A two month “Freedom Bus” tour of the United States on behalf of Soviet Jewry will begin in Seattle Oct. 13. According to the American Zionist Youth Conference and the American Jewish Conference on Soviet Jewry, co-sponsors of the tour, the bus will visit 33 cities and arrive in Washington, D.C. Dec. 13. Two young Soviet Jewish activists now living in Israel; Ilia Wolk, 27, and Tsipora Wolf, 25, will accompany the bus, joined by three American Jewish student leaders. They will organize mass rallies, motorcades, campus teach-ins and other activities in support of the rights of Soviet Jews, the sponsors said.

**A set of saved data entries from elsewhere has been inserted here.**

# jzr99/Geo4D

Measured on AMD Instinct MI355X. Metric: denoised latent frames/sec (16x320x512, 50-step DDIM), higher is better.
Workload: dtype bf16x3m

## Files before the change

### geo4d_amd/_lib.py

```python
import ctypes as C
import os

import torch

_HERE = os.path.dirname(os.path.abspath(__file__))
LIB_PATH = os.environ.get("GEO4D_HIP_LIB") or os.path.join(_HERE, "csrc", "libgeo4d_hip.so")
ABI_VERSION = 9

F32, BF16, F16, BF16X3, F16X2 = 0, 1, 2, 3, 4


class Geo4DNativeError(RuntimeError):
    pass


class ConvGemm(C.Structure):
    _fields_ = [
        ("A", C.c_void_p), ("W", C.c_void_p), ("O", C.c_void_p),
        ("bias", C.c_void_p), ("rowbias", C.c_void_p), ("R", C.c_void_p),
        ("zeros", C.c_void_p), ("workspace", C.c_void_p), ("workspace_bytes", C.c_size_t),
        ("lda", C.c_long), ("ldw", C.c_long), ("ldo", C.c_long), ("ldr", C.c_long), ("ldrb", C.c_long),
        ("a_bs", C.c_long), ("w_bs", C.c_long), ("o_bs", C.c_long), ("r_bs", C.c_long),
        ("M", C.c_int), ("N", C.c_int), ("K", C.c_int), ("batch", C.c_int),
        ("Cin", C.c_int),
# ... 16 lines not shown
    _fields_ = [("tile_hint", C.c_int), ("generation", C.c_int), ("bm", C.c_int), ("bn", C.c_int), ("wm", C.c_int), ("wn", C.c_int),
                ("geglu", C.c_int)]


class GroupNorm(C.Structure):
    _fields_ = [
        ("x", C.c_void_p), ("y", C.c_void_p), ("gamma", C.c_void_p), ("beta", C.c_void_p),
        ("workspace", C.c_void_p), ("workspace_bytes", C.c_size_t),
        ("ldx", C.c_long), ("ldy", C.c_long),
        ("F", C.c_int), ("HW", C.c_int), ("C", C.c_int), ("groups", C.c_int), ("frames_per_stat", C.c_int),
        ("act", C.c_int), ("dtype", C.c_int), ("eps", C.c_float), ("colsum", C.c_void_p), ("split_out", C.c_int), ("colsum_rows", C.c_int),
        ("sat_count", C.c_void_p),
    ]


class GroupNormSrc(C.Structure):
    _fields_ = [("colsum", C.c_void_p), ("rows", C.c_int), ("c0", C.c_int), ("channels", C.c_int)]


class GroupNorm2(C.Structure):
    _fields_ = [("base", GroupNorm), ("src", GroupNormSrc * 2), ("nsrc", C.c_int), ("path", C.c_int), ("fuse_fraction", C.c_float),
                ("min_workgroups", C.c_int)]


class GroupNormPlan(C.Structure):
    _fields_ = [("path", C.c_int), ("launches", C.c_int), ("rows_per_wg", C.c_int), ("nchunk", C.c_int), ("channel_slices", C.c_int),
                ("stat_slices", C.c_int), ("workspace_bytes", C.c_size_t)]


GN_PATH_AUTO, GN_PATH_PARTIAL, GN_PATH_COLS, GN_PATH_FUSED, GN_PATH_SLICED = 0, 1, 2, 3, 4


class Attention(C.Structure):
    _fields_ = [
        ("q", C.c_void_p), ("o", C.c_void_p),
        ("k", C.c_void_p * 2), ("vt", C.c_void_p * 2), ("zeros", C.c_void_p),
        ("ldq", C.c_long), ("ldo", C.c_long), ("ldk", C.c_long * 2), ("ldvt", C.c_long * 2), ("vt_bs", C.c_long * 2),
        ("Nk", C.c_int * 2), ("kv_div", C.c_int * 2),
        ("B", C.c_int), ("H", C.c_int), ("Nq", C.c_int), ("nseg", C.c_int), ("head_dim", C.c_int), ("dtype", C.c_int),
        ("scale", C.c_float), ("split_out", C.c_int), ("variant", C.c_int), ("qkv_split", C.c_int),
    ]


class AttentionPlan(C.Structure):
    _fields_ = [("kernel", C.c_int), ("nseg", C.c_int), ("qb", C.c_int), ("occ", C.c_int), ("ps", C.c_int), ("rows_per_wg", C.c_int),
                ("grid", C.c_uint * 3), ("variant", C.c_int)]


class Align(C.Structure):
    _fields_ = [
        ("pred", C.c_void_p), ("conf", C.c_void_p), ("logdepth", C.c_void_p), ("cams", C.c_void_p), ("slot_trf", C.c_void_p),
        ("slot_ptr", C.c_void_p), ("slot_idx", C.c_void_p),
        ("grad_logdepth", C.c_void_p), ("img_sums", C.c_void_p), ("slot_sums", C.c_void_p),
        ("workspace", C.c_void_p), ("workspace_bytes", C.c_size_t),
        ("img_part", C.c_void_p), ("slot_part", C.c_void_p),
        ("invdepth", C.c_void_p), ("slot_st", C.c_void_p),
        ("n_imgs", C.c_int), ("n_slots", C.c_int), ("H", C.c_int), ("W", C.c_int), ("chunk_pixels", C.c_int), ("max_slots_per_image", C.c_int),
        ("conf_clamp", C.c_float), ("inv_area", C.c_float), ("depth_weight", C.c_float),
    ]
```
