__device__ __forceinline__ void prepare_pose_part(const double *pose, const double *pfw, double *o)
{
    const double pt[3] = {pfw[0] - pose[0], pfw[1] - pose[1], pfw[2] - pose[2]};
    double pfc[3], ipH[3], dip[9];
    mv3(pose + 3, pt, pfc);
    inverse_depth(pfc, ipH, dip);
    o[16] = pfc[2] == 0 ? 1.0 : pfc[2] < 0 ? 2.0 : 0.0;
    o[14] = ipH[0]; o[15] = ipH[1];
#pragma unroll
    for (int r = 0; r < 2; ++r)
#pragma unroll
        for (int c = 0; c < 3; ++c) o[3 * r + c] = dip[3 * r] * pose[3 + c] + dip[3 * r + 1] * pose[6 + c] + dip[3 * r + 2] * pose[9 + c];
#pragma unroll
    for (int jq = 0; jq < 4; ++jq) {
        const double *dR = pose + 12 + 9 * jq;
        double a1[3], b1[3], b2[3];
        mv3(dR, pt, a1);
        mTv3(dR, pose + 48, b1);
        mv3(pose + 3, b1, b2);
#pragma unroll
        for (int r = 0; r < 2; ++r) o[6 + 4 * r + jq] = dip[3 * r] * (a1[0] + b2[0]) + dip[3 * r + 1] * (a1[1] + b2[1]) + dip[3 * r + 2] * (a1[2] + b2[2]);
    }
}

__device__ __forceinline__ bool vu_admission(const VuPrepareArgs &a, const int b, const size_t rec, const int np_rec, const bool no_track)
{
    const int tid = threadIdx.x;
    const bool quota_used = a.success_counter && a.success_counter[b] >= a.max_successful;
    if (a.spec_tracks > 0) {
        if ((int)blockIdx.y < a.cursor[b]) return true;
        if (!quota_used && a.epoch[rec] == a.success_counter[b]) return true;
    }
    if (a.np_hi > 0 && np_rec >= 2 && np_rec <= a.np && (np_rec < a.np_lo || np_rec > a.np_hi)) {
        if (tid == 0) {
            if (a.class_inactive && a.active) a.active[rec] = 0;
            if (a.long_list && np_rec > a.np_hi) a.long_list[atomicAdd(a.long_count, 1)] = (int)rec;
        }
        return true;
    }
    if (a.np_hi > 0 && a.np_lo > 2 && no_track) {
        if (a.class_inactive && a.active && tid == 0) a.active[rec] = 0;
        return true;
    }
    if (quota_used) {
        if (tid == 0) {
            a.status[2 * rec] = HV_TRI_NOT_VISITED; a.status[2 * rec + 1] = HV_TRI_NOT_VISITED;
            if (a.active) a.active[rec] = 0;
            if (a.gate_status) a.gate_status[rec] = 1;
            if (a.spec_tracks > 0) {
                if (a.chi2) a.chi2[rec] = 0.0;
                a.pf[3 * rec] = 0.0; a.pf[3 * rec + 1] = 0.0; a.pf[3 * rec + 2] = 0.0;
            }
        }
        return true;
    }
    if (no_track) {
        if (tid == 0) {
            a.status[2 * rec] = HV_TRI_NOT_VISITED; a.status[2 * rec + 1] = HV_TRI_NOT_VISITED;
            if (a.active) a.active[rec] = 0;
            if (a.gate_status) a.gate_status[rec] = 1;
            if (a.rows_out) a.rows_out[rec] = 0;
            if (a.spec_tracks > 0) a.epoch[rec] = a.success_counter[b];
        }
        return true;
    }
    return false;
}
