@@ -1299,20 +1380,21 @@
   const int PP = ppb_of(b, PPf);
   const int NS = convnet_num_slices(PP);
   const int auxm = convnet2::aux_split(NS);
+  const W1bfPair w1 = w1bf_pair(b);
   if (convnet2_specialised(b, B, PPf))
-    hipLaunchKernelGGL((convnet2::bwd_flag<U8>), dim3(NS), dim3(convnet2::CfgFlagBwd::NT), convnet2_bwd_lds(PP, true), st, b.hacc, b.ycur, b.xcur,
-                       b.P, b.w1bf, b.pooled, b.code, b.par_hint, b.G, b.ctrl, b.X, b.labels, b.G, b.hconv, b.P, b.V,
-                       b.w1bf, b.stamps ? b.stamps + 2 * 256 * 16 : nullptr, b.xnext, b.xtag);
+    hipLaunchKernelGGL((convnet2::bwd_flag<U8>), dim3(convnet2::CfgFlagBwd::GRID), dim3(convnet2::CfgFlagBwd::NT), convnet2_bwd_lds(PP, true), st, b.hacc, b.ycur, b.xcur,
+                       b.P, w1.live, b.pooled, b.code, b.par_hint, b.G, b.ctrl, b.X, b.labels, b.G, b.hconv, b.P, b.V,
+                       w1.other, b.stamps ? b.stamps + 2 * 256 * 16 : nullptr, b.xnext, b.xtag);
   else if (B <= CH)
     hipLaunchKernelGGL((convnet2::bwd<U8, true>), dim3(NS), dim3(512), convnet2_bwd_lds(PP), st, b.hacc,
                        B <= CH ? b.ycur : nullptr, B <= CH ? b.xcur : nullptr, b.par_hint, B | (PP << 16), b.P,
-                       b.w1bf, b.pooled, b.code, b.ctrl, b.X, b.labels, b.G, b.hconv, eager2(b, B), b.P, b.V, b.w1bf,
+                       w1.live, b.pooled, b.code, b.ctrl, b.X, b.labels, b.G, b.hconv, eager2(b, B), b.P, b.V, w1.other,
                        b.stamps ? b.stamps + 2 * 256 * 16 : nullptr, b.Gr ? b.Gr : b.G, xargs(b), b.xnext, b.xtag,
                        auxm);
   else
     hipLaunchKernelGGL((convnet2::bwd<U8, false>), dim3(NS), dim3(512), convnet2_bwd_lds(PP), st, b.hacc,
                        B <= CH ? b.ycur : nullptr, B <= CH ? b.xcur : nullptr, b.par_hint, B | (PP << 16), b.P,
-                       b.w1bf, b.pooled, b.code, b.ctrl, b.X, b.labels, b.G, b.hconv, eager2(b, B), b.P, b.V, b.w1bf,
+                       w1.live, b.pooled, b.code, b.ctrl, b.X, b.labels, b.G, b.hconv, eager2(b, B), b.P, b.V, w1.other,
                        b.stamps ? b.stamps + 2 * 256 * 16 : nullptr, b.Gr ? b.Gr : b.G, xargs(b), b.xnext, b.xtag,
                        auxm);
 }
@@ -1329,6 +1411,10 @@
   const hipError_t e = hipFuncGetAttributes(&at, f);
   if (e == hipSuccess) *out = at.maxThreadsPerBlock;
   return e;
+}
+
+int convnet2_bwd_blocks(const ConvNetBuffers& b, int B, int PP) {
+  return convnet2_specialised(b, B, PP) ? convnet2::CfgFlagBwd::GRID : convnet_num_slices(ppb_of(b, PP));
 }
 
 int convnet2_bwd_threads(const ConvNetBuffers& b, int B, int PP) {
@@ -1377,9 +1463,12 @@
 }
 
 hipError_t convnet2_launch_flush(const ConvNetBuffers& b, int B, hipStream_t st) {
+  if (eager2(b, B) && b.w1bf_alt && b.w1bf_alt != b.w1bf && b.par_hint != 0)
+    hipLaunchKernelGGL(convnet2::w1bf_live0, dim3((convnet::FEAT * convnet::HID / 8 + 511) / 512), dim3(512), 0, st, b.ctrl,
+                       reinterpret_cast<const uint4*>(b.w1bf_alt), reinterpret_cast<uint4*>(b.w1bf));
   hipLaunchKernelGGL(convnet2::flush, dim3(eager2(b, B) ? 1 : 340), dim3(eager2(b, B) ? 1024 : 256), 0, st, b.P, b.Gr ? b.Gr : b.G, b.V,
                      b.W1alt, b.V1alt, b.hconv_r ? b.hconv_r : b.hconv, b.calt, b.hacc, B, eager2(b, B), b.w1bf, b.ctrl,
-                     b.hconv);
+                     b.hconv, b.par_hint);
   return hipGetLastError();
 }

According to Mrs. Shirley Kalb, acting chairman of the AZYC board of trustees, one of the major objectives of the tour will be to “collect a half million signatures to a ‘Let My People Go’ manifesto urging Soviet authorities to allow Jews who want to emigrate to Israel to do so.” The manifesto will be presented to officials in Washington at the end of the tour. Both Wolk and Miss Wolf represent, by their personal experiences, the struggle of Soviet Jews. Wolk’s family sought for 14 years to emigrate to Israel before finally being granted permission. The young man, who was born in Burnsk, Tataria, was denied admission to the University of Minsk to study medicine and studied chemistry instead. He is presently a student at the Hebrew University in Jerusalem.
Miss Wolf was born in Legnispza, Poland, but moved with her family to Perm in the USSR in 1959. She was active in the Zionist movement, taught Hebrew surreptitiously in Leningrad, Moscow and Kishinev. Her family received permission to emigrate after ten years of fruitless applications. The American youngsters accompanying them are David Twersky, 21, co-editor of the Jewish Students News Service; Jay Blum, 22, a leader of the Jewish Students Union of Philadelphia and Mona Goldman, 22, a member of the Speakers Bureau on Soviet Jewry of the Philadelphia Jewish Community Relations Council. The “Freedom Bus” will carry about 500,000 pieces of literature, slides, films, records and other audio-visual equipment and an exhibit on Soviet Jewry produced by the Anti-Defamation League of B’nai B’rith.